The Need for a New US Foreign Policy
By Jeffrey Sachs
US foreign policy is based on an inherent contradiction and fatal flaw. The aim of US foreign policy is a US-dominated world, in which the US writes the global trade and financial rules, controls advanced technologies, maintains militarily supremacy, and dominates all potential competitors. Unless US foreign policy is changed to recognize the need for a multipolar world, it will lead to more wars, and possibly World War III.
The inherent contradiction in US foreign policy is that it conflicts with the UN Charter, which commits the US (and all other UN member states) to a global system based on UN institutions in which no single country dominates. The fatal flaw is that the US has just 4 percent of the world population, and lacks the economic, financial, military, and technological capacities, much less the ethical and legal claims, to dominate the other 96 percent.
At the end of World War II, the US was far ahead of the rest of the world in economic, technological, and military power. This is no longer the case, as many countries have built their economies and technological capacities.
President Emmanuel Macron recently spoke the truth when he said that the European Union, though an ally of the US, does not want to be a vassal of the US. He was widely attacked in the US and Europe for uttering this statement because many mediocre politicians in Europe depend on US political support to stay in power.
In 2015, US Ambassador Robert Blackwill, an important US foreign policy strategist, described US grand strategy with exceptional clarity. He wrote, “Since its founding, the United States has consistently pursued a grand strategy focused on acquiring and maintaining preeminent power over various rivals, first on the North American continent, then in the Western hemisphere, and finally globally,” and argued that “preserving U.S. primacy in the global system ought to remain the central objective of U.S. grand strategy in the twenty-first century.”

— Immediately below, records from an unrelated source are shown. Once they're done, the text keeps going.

template <int VEC, int LPR, bool SUM, bool OFF32, bool EPI, int PD>
__device__ __forceinline__ void short_list_blocks(const LaunchParams& p, int64_t sblock, int lane, int wave, int64_t lane_off0,
                                                  int64_t src_col_begin, int lcol, int ecol,
                                                  uint64_t (&s_seg)[kWavesPerBlock][kShortSumHops][kWave],
                                                  int32_t (&s_row)[kWavesPerBlock][kWave]) {
    using off_t = typename std::conditional<OFF32, uint32_t, int64_t>::type;
    constexpr int G = kWave / LPR;
    constexpr uint64_t kBeginMask = (1ull << 58) - 1;
    const int li = lane % LPR, g = lane / LPR;
    const int n_sel = p.n_sel;
    int hop = 0;
    int64_t local = sblock;
    if constexpr (!SUM) {
        if (p.short_hop_major) {
            while (hop + 1 < n_sel && sblock >= p.short_end[hop]) ++hop;
            if (hop > 0) local -= p.short_end[hop - 1];
        } else {
            local = sblock / n_sel;
            hop = (int)(sblock - local * n_sel);
        }
    }
    const int spw = p.short_per_wave;
    const int64_t entry0 = (local * kWavesPerBlock + wave) * spw;
    const int64_t left = p.short_count[hop] - entry0;
    if (left <= 0) return;
    const int n_here = left < spw ? (int)left : spw;
    const int NS = SUM ? n_sel : 1;
    if (lane < n_here) {
        const int32_t row = __builtin_nontemporal_load(p.short_list[hop] + entry0 + lane);
        s_row[wave][lane] = row;
        for (int s = 0; s < NS; ++s) {
            const int64_t* rp = p.hop[SUM ? s : hop].rowptr + row;
            const int64_t b0 = rp[0], b1 = rp[1];
            s_seg[wave][s][lane] = (uint64_t)b0 | ((uint64_t)(b1 - b0) << 58);
        }
    }
    __builtin_amdgcn_fence(__ATOMIC_RELEASE, "wavefront");
    __builtin_amdgcn_wave_barrier();
    __builtin_amdgcn_fence(__ATOMIC_ACQUIRE, "wavefront");
    const int n_rounds = (n_here + G - 1) / G;
    const int n_steps = n_rounds * NS;

    int cq[PD], lq[PD];
    float vq[PD];
    int ft = 0, fs = 0;
    auto fetch = [&](int& c, float& v, int& len) {
        c = 0;
        v = 0.f;
        len = -1;
        const int e = ft * G + g;
        if (e < n_here) {
            const uint64_t packed = s_seg[wave][fs][e];
            len = (int)(packed >> 58);
            if (li < len) {
                const HopCsr& h = p.hop[SUM ? fs : hop];
                const int64_t at = (int64_t)(packed & kBeginMask) + li;
                c = __builtin_nontemporal_load(h.colidx + at);
                v = __builtin_nontemporal_load(h.vals + at);
            }
        }
        if (++fs == NS) {
            fs = 0;
            ++ft;
        }
    };
#pragma unroll
    for (int k = 0; k < PD; ++k) {
        cq[k] = 0;
        vq[k] = 0.f;
        lq[k] = -1;
        if (k < n_steps) fetch(cq[k], vq[k], lq[k]);
    }
    float part[kTreeParts][VEC];
    int t = 0, s = 0;
    for (int i = 0; i < n_steps; ++i) {
        const int c = cq[0], len = lq[0];
        const float v = vq[0];
#pragma unroll
        for (int k = 0; k + 1 < PD; ++k) {
            cq[k] = cq[k + 1];
            vq[k] = vq[k + 1];
            lq[k] = lq[k + 1];
        }
        lq[PD - 1] = -1;
        if (i + PD < n_steps) fetch(cq[PD - 1], vq[PD - 1], lq[PD - 1]);
        if (s == 0) zero_acc<VEC, kTreeParts>(part);
        int n_max = 0;
#pragma unroll
        for (int gg = 0; gg < G; ++gg) n_max = max(n_max, __builtin_amdgcn_readlane(len, gg * LPR));
        const int hs = SUM ? s : hop;
        const GatherAddr<OFF32> addr{reinterpret_cast<const char*>(p.src + p.src_hop_off[hs] + src_col_begin - VEC), (off_t)lane_off0,
                                     (off_t)(p.ld_src * 4)};
        accumulate_grouped<VEC, LPR, OFF32>(c, v, len, n_max, lane, addr, part);
        if (s == NS - 1) {
            if (len >= 0) {
                float tot[VEC];
                combine_partials<VEC>(part, tot);
                const int64_t row = s_row[wave][t * G + g];
                store_out<VEC, EPI>(p, p.dst + row * p.ld_dst + (SUM ? 0 : p.dst_hop_off[hop]), lcol, ecol, tot);
            }
            s = 0;
            ++t;
        } else {
            ++s;
        }
    }
}

template <int VEC, int LPR, bool SUM, bool OFF32, bool EPI, int MAXB>
__device__ __forceinline__ void medium_list_blocks(const LaunchParams& p, int64_t mblock, int lane, int wave, int64_t lane_off0,
                                                   int64_t src_col_begin, int lcol, int ecol) {
    using off_t = typename std::conditional<OFF32, uint32_t, int64_t>::type;
    constexpr int NP = Tree<LPR>::NP;
    const int g = lane / LPR;
    const int n_sel = p.n_sel;
    int hop = 0;
    int64_t local = mblock;
    if constexpr (!SUM) {
        while (hop + 1 < n_sel && mblock >= p.med_end[hop]) ++hop;
        if (hop > 0) local -= p.med_end[hop - 1];
    }
    const int k = p.med_per_wave;
    const int64_t entry0 = (local * kWavesPerBlock + wave) * k;
    const int64_t left = p.med_count[hop] - entry0;
    if (left <= 0) return;
    const int n_here = left < k ? (int)left : k;
    const int NS = SUM ? n_sel : 1;
    int row = 0;
    int64_t b0 = 0, b1 = 0;
    {
        const int j = lane / NS, s = lane - j * NS;
        if (j < n_here) {
            row = __builtin_nontemporal_load(p.med_list[hop] + entry0 + j);
            const int64_t* rp = p.hop[SUM ? s : hop].rowptr + row;
            b0 = rp[0];
            b1 = rp[1];
        }
    }
    const int b0_lo = (int)(b0 & 0xffffffff), b0_hi = (int)(b0 >> 32), b1_lo = (int)(b1 & 0xffffffff), b1_hi = (int)(b1 >> 32);
    auto bounds = [&](int l, int64_t& sb, int64_t& se) {
        sb = ((int64_t)__builtin_amdgcn_readlane(b0_hi, l) << 32) | (uint32_t)__builtin_amdgcn_readlane(b0_lo, l);
        se = ((int64_t)__builtin_amdgcn_readlane(b1_hi, l) << 32) | (uint32_t)__builtin_amdgcn_readlane(b1_lo, l);
    };
    for (int j = 0; j < n_here; ++j) {
        const int64_t orow = __builtin_amdgcn_readlane(row, j * NS);
        float acc[NP][VEC];
        zero_acc<VEC, NP>(acc);
        for (int s = 0; s < NS; ++s) {
            int64_t sb, se;
            bounds(j * NS + s, sb, se);
            const int hs = SUM ? s : hop;
            const HopCsr& h = p.hop[hs];
            const GatherAddr<OFF32> addr{reinterpret_cast<const char*>(p.src + p.src_hop_off[hs] + src_col_begin - VEC), (off_t)lane_off0,
                                         (off_t)(p.ld_src * 4)};
            accumulate_segment<VEC, LPR, false, OFF32, MAXB>(h.colidx, h.vals, sb, se, 0, 1, addr, lane, true, acc);
        }
        float tot[VEC];
        fold_tree<VEC, LPR, NP>(acc, tot);
        if (g == 0) store_out<VEC, EPI>(p, p.dst + orow * p.ld_dst + (SUM ? 0 : p.dst_hop_off[hop]), lcol, ecol, tot);
    }
}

To sustain US primacy vis-à-vis China, Blackwill laid out a game plan that President Joe Biden is following. Among other measures, Blackwill called on the US to create “new preferential trading arrangements among U.S. friends and allies to increase their mutual gains through instruments that consciously exclude China,” “a technology-control regime” to block China’s strategic capabilities, a build-up of “power-political capacities of U.S. friends and allies on China’s periphery,” and strengthened U.S. military forces along the Asian rimlands despite any Chinese opposition.
Most US politicians and many in Britain, the EU, Japan, Korea, Australia, and New Zealand support the United States’ aggressive approach. I do not. I view the US approach to China as contrary to the UN Charter and peace.

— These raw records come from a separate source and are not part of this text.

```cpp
rri_status rri_timing_read(rri_ctx* c, int32_t id, int64_t* launches, double* total_ms) {
    CHECK_CTX(c);
    if (id < 0 || id > 3) return fail(c, RRI_ERR_INVALID, "kernel_id out of range");
    HIPCHK(c, hipSetDevice(c->device));
    HIPCHK(c, hipStreamSynchronize(c->stream));
    double tot = 0.0;
    for (auto& tl : c->timed[id]) {
        float ms = 0.f;
        HIPCHK(c, hipEventElapsedTime(&ms, tl.a, tl.b));
        tot += ms;
        c->event_pool.push_back(tl.a);
        c->event_pool.push_back(tl.b);
    }
    if (launches) *launches = (int64_t)c->timed[id].size();
    if (total_ms) *total_ms = tot;
    c->timed[id].clear();
    return RRI_OK;
}

rri_status rri_synchronize(rri_ctx* c) {
    CHECK_CTX(c);
    HIPCHK(c, hipSetDevice(c->device));
    HIPCHK(c, hipStreamSynchronize(c->stream));
    return RRI_OK;
// ... 73 lines not shown
```

### rri_nmf_amd/csrc/rri_kernels.hpp

```cpp
#pragma once
#include <type_traits>

#include "rri_device.hpp"
#include "rri_hip.h"

namespace rri {

enum { HALT_EVENT_RESET_T = 1, HALT_EVENT_RESET_W = 2,
       HALT_EVENT_STOP = 3,
       HALT_ERR_UNBOUNDED = -4, HALT_ERR_W_COL_ZERO = -5, HALT_ERR_NOT_IMPLEMENTED = -6 };
enum { RESET_NONE = 0, RESET_MAX_RESID = 1, RESET_RANDOM = 2 };

struct DevState {
    int halt;
    int halt_topic;
    int halt_sweep;
    int halt_pos;
    int tmode;
    int proj_iters;
    int pad0;
    int pad1;
    double nt1;
    double nt;
    double sumT;
// ... 15 lines not shown
    static constexpr int N = 4;
    static __device__ __forceinline__ void unpack(const f32x4& v, double (&o)[4]) {
        o[0] = (double)v[0]; o[1] = (double)v[1]; o[2] = (double)v[2]; o[3] = (double)v[3];
    }
    static __device__ __forceinline__ f32x4 pack(const double (&o)[4]) {
        return f32x4{(float)o[0], (float)o[1], (float)o[2], (float)o[3]};
    }
    static __device__ __forceinline__ f32x4 zero() { return f32x4{0.f, 0.f, 0.f, 0.f}; }
};
template <> struct XVec<double> {
    typedef f64x2 type;
    static constexpr int N = 2;
    static __device__ __forceinline__ void unpack(const f64x2& v, double (&o)[2]) { o[0] = v[0]; o[1] = v[1]; }
    static __device__ __forceinline__ f64x2 pack(const double (&o)[2]) { return f64x2{o[0], o[1]}; }
    static __device__ __forceinline__ f64x2 zero() { return f64x2{0.0, 0.0}; }
};
typedef _Float16 f16x8 __attribute__((ext_vector_type(8)));
typedef _Float16 f16x4 __attribute__((ext_vector_type(4)));
template <> struct XVec<_Float16> {
    typedef f16x8 type;
    static constexpr int N = 8;
    static __device__ __forceinline__ void unpack(const f16x8& v, double (&o)[8]) {
#pragma unroll
        for (int e = 0; e < 8; ++e) o[e] = (double)(float)v[e];
    }
    static __device__ __forceinline__ f16x8 pack(const double (&o)[8]) {
        f16x8 r;
#pragma unroll
        for (int e = 0; e < 8; ++e) r[e] = (_Float16)(float)o[e];
        return r;
    }
    static __device__ __forceinline__ f16x8 zero() {
        return f16x8{(_Float16)0.f, (_Float16)0.f, (_Float16)0.f, (_Float16)0.f, (_Float16)0.f, (_Float16)0.f, (_Float16)0.f, (_Float16)0.f};
    }
};

template <bool NT, typename V>
__device__ __forceinline__ V stream_load(const V* p) {
    if constexpr (NT) return __builtin_nontemporal_load(p);
    else return *p;
}

template <bool NT, typename V>
__device__ __forceinline__ void stream_store(V* p, const V& v) {
    if constexpr (NT) __builtin_nontemporal_store(v, p);
    else *p = v;
}

struct TgramJob {
    const double* T; i64 ldt; int d, k, t;
    double* Ttpart; const double* tpart; int ntb, nsplit, finish, sweep;
    KParams p; DevState* st;
    int nblocks;
};
__device__ __forceinline__ void tgram_block(const double* __restrict__ T, i64 ldt, int d, int k, int t, int l, int split,
                                            int ns, double* __restrict__ Ttpart, const double* __restrict__ tpart,
                                            int nblk, int finish, int sweep, const KParams& p, DevState* st,
                                            double* scratch) {
    const int chunk = (d + ns - 1) / ns;
    const int j0 = split * chunk, j1 = min(d, j0 + chunk);
    double acc = 0.0;
    for (int j = j0 + threadIdx.x; j < j1; j += 256) acc = fma(T[(i64)l * ldt + j], T[(i64)t * ldt + j], acc);
    acc = block_sum(acc, scratch);
    if (threadIdx.x == 0) Ttpart[split * k + l] = acc;
    if (finish && l == 0 && split == 0) {
        double ps = 0.0;
        ps = ordered_sum<4>(tpart, 1, threadIdx.x, nblk, 256);
        ps = block_sum(ps, scratch);
        if (threadIdx.x == 0) {
            const int mode = st->tmode;
            st->nt1 = (mode == 0) ? ps : 1.0;
            st->sumT = ps;
            if (!(ps > 1e-10) && p.reset_method != RESET_NONE && p.resets_left > 0) {
                st->halt = HALT_EVENT_RESET_T; st->halt_topic = t; st->halt_sweep = sweep; st->halt_pos = t;
            }
        }
    }
}
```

China has the right to prosperity and national security, free from US provocations around its borders. China’s remarkable economic accomplishments since the late 1970s are wonderful for both China and the world.
During the long century from 1839 to 1949, China was driven into extreme poverty in a period marked by European and Japanese invasions of China and Chinese civil wars. Britain invaded in 1839 to force China to buy Britain’s addictive opium. Other powers piled on during the following century. China has finally recovered from that disastrous period, and in the process, ended poverty of around 1 billion people!
China’s new prosperity can be both peaceful and productive for the world. China’s successful technologies – ranging from vital cures for malaria to low-cost solar power and efficient 5G networks – can be a boon for the world. China will only be a threat to the extent that the US makes China into an enemy. US hostility to China, which mixes the arrogant US aim of dominance with long-standing anti-Chinese racism dating back to the 19th century, is creating that enemy.
The dangers of US foreign policy extend beyond China. The US goal to expand NATO to Ukraine and Georgia, thereby surrounding Russia in the Black Sea, helped stoke the Ukraine War. Countless nations see the danger of this approach. Major nations from Brazil to India and beyond aim for a multipolar world. All UN member states should recommit to the UN Charter and oppose claims of dominance by any nation.